● **TASK DIRECTIONS**
How many lines below hold "flag"? Answer with only the number.

● **DATASET EXTRACT**
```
Status HashUniques(DeviceHashState* s, hipStream_t st, std::shared_ptr<Buffer>* values, std::shared_ptr<Buffer>* validity,
                   int64_t* null_count) {
// ... 293 lines not shown
  } else {
    const int num = NonZeroNumericTypeId(in.type->id());
    if (num < 0) return Status::NotImplemented("arrow_amd: indices_nonzero of device-resident ", in.type->ToString(), " arrays");
    static const int widths[10] = {1, 1, 2, 2, 4, 4, 8, 8, 4, 8};
    ARROW_ASSIGN_OR_RAISE(bits, AllocDevice(((n + 63) / 64) * 8 + 8));
    const uint64_t zero = 0;
    const uint8_t* base = static_cast<const uint8_t*>(dv.data) + dv.offset * widths[num];
    if (n > 0) {
      ARROW_RETURN_NOT_OK(FromArx(arx_compare_numeric(ARX_CMP_NOT_EQUAL, num, base, nullptr, nullptr, &zero, n,
                                                      reinterpret_cast<uint64_t*>(bits->mutable_address()), st)));
    }
    dm.data = reinterpret_cast<const void*>(bits->address());
    dm.offset = 0;
    if (dm.validity != nullptr && dv.offset != 0) {
      ARROW_ASSIGN_OR_RAISE(rebased, AllocDevice(((n + 63) / 64) * 8 + 8));
      ARROW_RETURN_NOT_OK(FromArx(arx_bitmap_copy(dv.validity, dv.offset, n, reinterpret_cast<void*>(rebased->mutable_address()), st)));
      dm.validity = reinterpret_cast<const void*>(rebased->address());
    }
  }
  const size_t ws_bytes = arx_filter_workspace_bytes(n);
  void* ws = nullptr;
  ARROW_RETURN_NOT_OK(t_scratch.Get(kWs, ws_bytes, &ws));
  int64_t cnt = 0;
  if (n > 0) ARROW_RETURN_NOT_OK(FromArx(arx_filter_count(&dm, ARX_FILTER_DROP, ws, ws_bytes, &cnt, st)));
  void* d_idx = nullptr;
  ARROW_RETURN_NOT_OK(t_scratch.Get(kArg2, static_cast<size_t>(cnt) * 4 + 64, &d_idx));
  ARROW_ASSIGN_OR_RAISE(auto out_values, AllocDevice(std::max<int64_t>(cnt, 1) * 8));
  bool direct = false;
  if (cnt > 0) {
    direct = arx_mask_to_indices(&dm, ARX_FILTER_DROP, ws, cnt, 8, reinterpret_cast<void*>(out_values->mutable_address()), nullptr, st) == ARX_OK;
  }
  if (cnt > 0 && !direct) {
    ARROW_RETURN_NOT_OK(FromArx(arx_mask_to_indices(&dm, ARX_FILTER_DROP, ws, cnt, 4, d_idx, nullptr, st)));
    ArxSpan di{nullptr, d_idx, 0, cnt, 0};
    void* flag = nullptr;
    ARROW_RETURN_NOT_OK(t_scratch.Get(kFlag, 64, &flag));
    ARROW_RETURN_NOT_OK(FromArx(arx_cast_numeric(&di, ARX_NUM_UINT32, ARX_NUM_UINT64, 1, 1, flag, 64,
                                                 reinterpret_cast<void*>(out_values->mutable_address()), st)));
  }
  HIP_RETURN_NOT_OK(hipStreamSynchronize(st));
  CountGpu(kFnFilter);
  out->value = ArrayData::Make(arrow::uint64(), cnt, {nullptr, std::move(out_values)}, 0);
  return Status::OK();
}

Status RegisterIndicesNonZero(cp::FunctionRegistry* reg) {
  ARROW_ASSIGN_OR_RAISE(auto fn, reg->GetFunction("indices_nonzero"));
// ... 72 lines not shown
```

### arrow_amd/csrc/selection.hip

```cpp
#include "arx_common.h"

#include <string.h>

#include <algorithm>
#include <type_traits>

namespace arx {

struct FilterWsHeader {
  int64_t total;
  int64_t ntiles;
  int64_t ngroups;
  int64_t length;
  int64_t valid;
  int64_t pad[3];
};
static_assert(sizeof(FilterWsHeader) == 64, "header is one 64-byte line");

struct FilterWsView {
  FilterWsHeader* hdr;
  int64_t* group_excl;
  int64_t* group_total;
  uint32_t* tile_counts;
  int64_t* group_valid;
};

static inline int64_t num_tiles(int64_t length) { return ceil_div(length, kTileRows); }
static inline int64_t num_groups(int64_t length) {
  return ceil_div(num_tiles(length), kTilesPerGroup);
}

static inline FilterWsView ws_view(void* ws, int64_t length) {
  FilterWsView v;
  const int64_t ng = num_groups(length);
  uint8_t* p = static_cast<uint8_t*>(ws);
  v.hdr = reinterpret_cast<FilterWsHeader*>(p);
  v.group_excl = reinterpret_cast<int64_t*>(p + 64);
  v.group_total = v.group_excl + ng;
  v.tile_counts = reinterpret_cast<uint32_t*>(v.group_total + ng);
  v.group_valid = reinterpret_cast<int64_t*>(v.tile_counts + ng * kTilesPerGroup);
  return v;
}

__device__ __forceinline__ uint64_t emit_word(const Bits& mask, const Bits& mvalid, int64_t w,
                                              bool emit_null, bool invert,
                                              uint64_t* mask_valid_out) {
  uint64_t m = load_word(mask, w);
  const uint64_t mv = load_word(mvalid, w);
  *mask_valid_out = mv;
  if (emit_null || invert) {
    const uint64_t in_range = load_word(Bits{nullptr, 0, mask.length, 0}, w);
    if (invert) m = ~m & in_range;
    if (emit_null) return (m | ~mv) & in_range;
  }
  return m & mv;
}

template <bool VALID>
__global__ __launch_bounds__(kBlock) void count_kernel(Bits mask, Bits mvalid, Bits vvalid, int emit_null,
                                                       int invert, int64_t ntiles,
                                                       uint32_t* tile_counts,
                                                       int64_t* group_total, int64_t* group_valid) {
  __shared__ uint32_t wave_sums[kWavesPerBlock];
  __shared__ uint32_t wave_valid[kWavesPerBlock];
  const int lane = lane_id();
  const int wave = threadIdx.x >> 6;
  const int64_t group = blockIdx.x;
  const int64_t t0 = group * kTilesPerGroup + wave * 16;
  uint32_t mine = 0;
  uint32_t kv = 0;
#pragma unroll 4
  for (int i = 0; i < 16; ++i) {
    const int64_t t = t0 + i;
    uint32_t k = 0;
    if (t < ntiles) {
      uint64_t mv;
      const uint64_t e = emit_word(mask, mvalid, t * 64 + lane, emit_null != 0, invert != 0, &mv);
      k = __popcll(e);
      if constexpr (VALID) kv += __popcll(e & mv & load_word(vvalid, t * 64 + lane));
    }
    const uint32_t s = wave_reduce_sum_u32(k);
    if (lane == i) mine = s;
  }
  if (lane < 16) tile_counts[t0 + lane] = mine;
  const uint32_t wsum = wave_reduce_sum_u32(lane < 16 ? mine : 0u);
  if (lane == 0) wave_sums[wave] = wsum;
  if constexpr (VALID) {
    const uint32_t vsum = wave_reduce_sum_u32(kv);
    if (lane == 0) wave_valid[wave] = vsum;
  }
  __syncthreads();
  if (threadIdx.x == 0) {
    int64_t s = 0, v = 0;
    for (int i = 0; i < kWavesPerBlock; ++i) {
      s += wave_sums[i];
      if constexpr (VALID) v += wave_valid[i];
    }
    group_total[group] = s;
    if constexpr (VALID) group_valid[group] = v;
  }
}

__global__ __launch_bounds__(1024) void scan_kernel(const int64_t* group_total, int64_t ngroups,
                                                    int64_t* group_excl, FilterWsHeader* hdr,
                                                    const int64_t* group_valid = nullptr) {
  __shared__ int64_t wave_tot[16];
  __shared__ int64_t carry_s;
  __shared__ unsigned long long valid_s;
  const int tid = threadIdx.x;
  const int lane = tid & 63;
  const int wave = tid >> 6;
  if (tid == 0) carry_s = 0;
  if (tid == 0) valid_s = 0;
  __syncthreads();
  if (group_valid != nullptr) {
    int64_t mine = 0;
    for (int64_t i = tid; i < ngroups; i += 1024) mine += group_valid[i];
#pragma unroll
    for (int d = 32; d >= 1; d >>= 1) mine += __shfl_xor(mine, d, 64);
    if (lane == 0 && mine != 0) atomicAdd(&valid_s, static_cast<unsigned long long>(mine));
    __syncthreads();
  }
  for (int64_t base = 0; base < ngroups; base += 1024) {
    const int64_t i = base + tid;
    const int64_t v = i < ngroups ? group_total[i] : 0;
    int64_t x = v;
#pragma unroll
    for (int d = 1; d < 64; d <<= 1) {
      const int64_t n = __shfl_up(x, d, 64);
      if (lane >= d) x += n;
    }
    if (lane == 63) wave_tot[wave] = x;
    __syncthreads();
    int64_t wave_prefix = 0;
    for (int k = 0; k < wave; ++k) wave_prefix += wave_tot[k];
    const int64_t carry = carry_s;
    if (i < ngroups) group_excl[i] = carry + wave_prefix + x - v;
    __syncthreads();
    if (tid == 1023) carry_s = carry + wave_prefix + x;
    __syncthreads();
  }
  if (tid == 0) {
    hdr->total = carry_s;
    hdr->valid = static_cast<int64_t>(valid_s);
  }
}

struct CompactArgs {
  const uint8_t* values;
  Bits mask;
  Bits mvalid;
  Bits vvalid;
  int64_t length;
  int64_t ntiles;
  const uint32_t* tile_counts;
  const int64_t* group_excl;
  uint8_t* out_data;
  uint64_t* out_validity;
  int emit_null;
  int invert;
  int values_aligned16;
};

constexpr int kFlushBytes = 2048;

template <int RING>
struct __attribute__((aligned(16))) CompactLds {
  uint8_t ring[kWavesPerBlock][RING];
  uint64_t vbits[kWavesPerBlock][72];
};

template <int W>
struct ElemT;
template <> struct ElemT<1> { using type = uint8_t; };
template <> struct ElemT<2> { using type = uint16_t; };
template <> struct ElemT<4> { using type = uint32_t; };
template <> struct ElemT<8> { using type = uint64_t; };
template <> struct ElemT<16> { using type = uint4; };
struct Elem32 { uint4 lo, hi; };
template <> struct ElemT<32> { using type = Elem32; };

template <int W>
__device__ __forceinline__ typename ElemT<W>::type zero_elem() {
  if constexpr (W == 32) {
// ... 387 lines not shown
  const uint32_t p = incl - k;
  const int total = static_cast<int>(__shfl(incl, 63, 64));
  if (total == 0) return;

  const int64_t grp = t >> 6;
  const int tin = static_cast<int>(t & 63);
  const uint32_t cprev = lane < tin ? a.tile_counts[grp * kTilesPerGroup + lane] : 0u;
  const int64_t off = a.group_excl[grp] + wave_reduce_sum_u32(cprev);

  uint16_t* sel = lds.sel[wave];
  const bool want_validity = a.out_validity != nullptr;
  if (want_validity) lds.vs[wave][lane] = load_word(a.vvalid, w) & mv;
  if constexpr (EMIT) lds.zw[wave][lane] = Ew & ~mv;

  const E* __restrict__ values = IOTA ? nullptr : reinterpret_cast<const E*>(a.values) + t * kTileRows;
  E* __restrict__ out = reinterpret_cast<E*>(a.out_data);
  const int head = static_cast<int>(off & 63);
  const int nsteps = (head + total + 63) >> 6;
  const int64_t word0 = off >> 6;
  constexpr int kStepsPerWindow = kSparseWindow / 64;

  uint64_t m = Ew;
  uint32_t rk = p;
  for (int step0 = 0; step0 < nsteps; step0 += kStepsPerWindow) {
    const int win_lo = step0 * 64 - head;
    const int win_hi = win_lo + kSparseWindow;
    while (m != 0 && static_cast<int>(rk) < win_hi) {
      const int bpos = __ffsll(static_cast<unsigned long long>(m)) - 1;
      m &= m - 1;
      sel[static_cast<int>(rk) - win_lo] = static_cast<uint16_t>(lane * 64 + bpos);
      ++rk;
    }
    wave_lds_sync();
    const int step_end = (step0 + kStepsPerWindow) < nsteps ? (step0 + kStepsPerWindow) : nsteps;
    const int first_listed = win_lo < 0 ? 0 : win_lo;
    for (int i0 = step0; i0 < step_end; i0 += U) {
      int s[U];
      bool act[U];
      int r[U];
      E v[U];
#pragma unroll
      for (int u = 0; u < U; ++u) {
        s[u] = (i0 + u) * 64 + lane - head;
        act[u] = s[u] >= 0 && s[u] < total && (i0 + u) < step_end;
        r[u] = sel[(act[u] ? s[u] : first_listed) - win_lo];
      }
#pragma unroll
      for (int u = 0; u < U; ++u) {
        if constexpr (IOTA) {
          if constexpr (W <= 8) v[u] = static_cast<E>(t * kTileRows + r[u]);
        } else {
          v[u] = sel_load<W>(values + r[u], (kSelNt & 1) != 0);
        }
      }
#pragma unroll
      for (int u = 0; u < U; ++u) {
        if ((i0 + u) >= step_end) break;
        E e = v[u];
        if constexpr (EMIT) {
          if ((lds.zw[wave][r[u] >> 6] >> (r[u] & 63)) & 1ull) e = zero_elem<W>();
        }
        if (act[u]) sel_store<W>(out + off + s[u], e);
        if (want_validity) {
          const bool vbit = act[u] && ((lds.vs[wave][r[u] >> 6] >> (r[u] & 63)) & 1ull);
          const uint64_t bal = __ballot(vbit);
          const uint64_t owned = __ballot(act[u]);
          if (lane == 0) {
            uint64_t* dst = a.out_validity + word0 + i0 + u;
            if (owned == ~uint64_t(0)) {
              *dst = bal;
            } else if (bal != 0) {
              atomicOr(reinterpret_cast<unsigned long long*>(dst), static_cast<unsigned long long>(bal));
            }
          }
        }
      }
    }
    wave_lds_sync();
  }
}
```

● **TASK OUTPUT**
3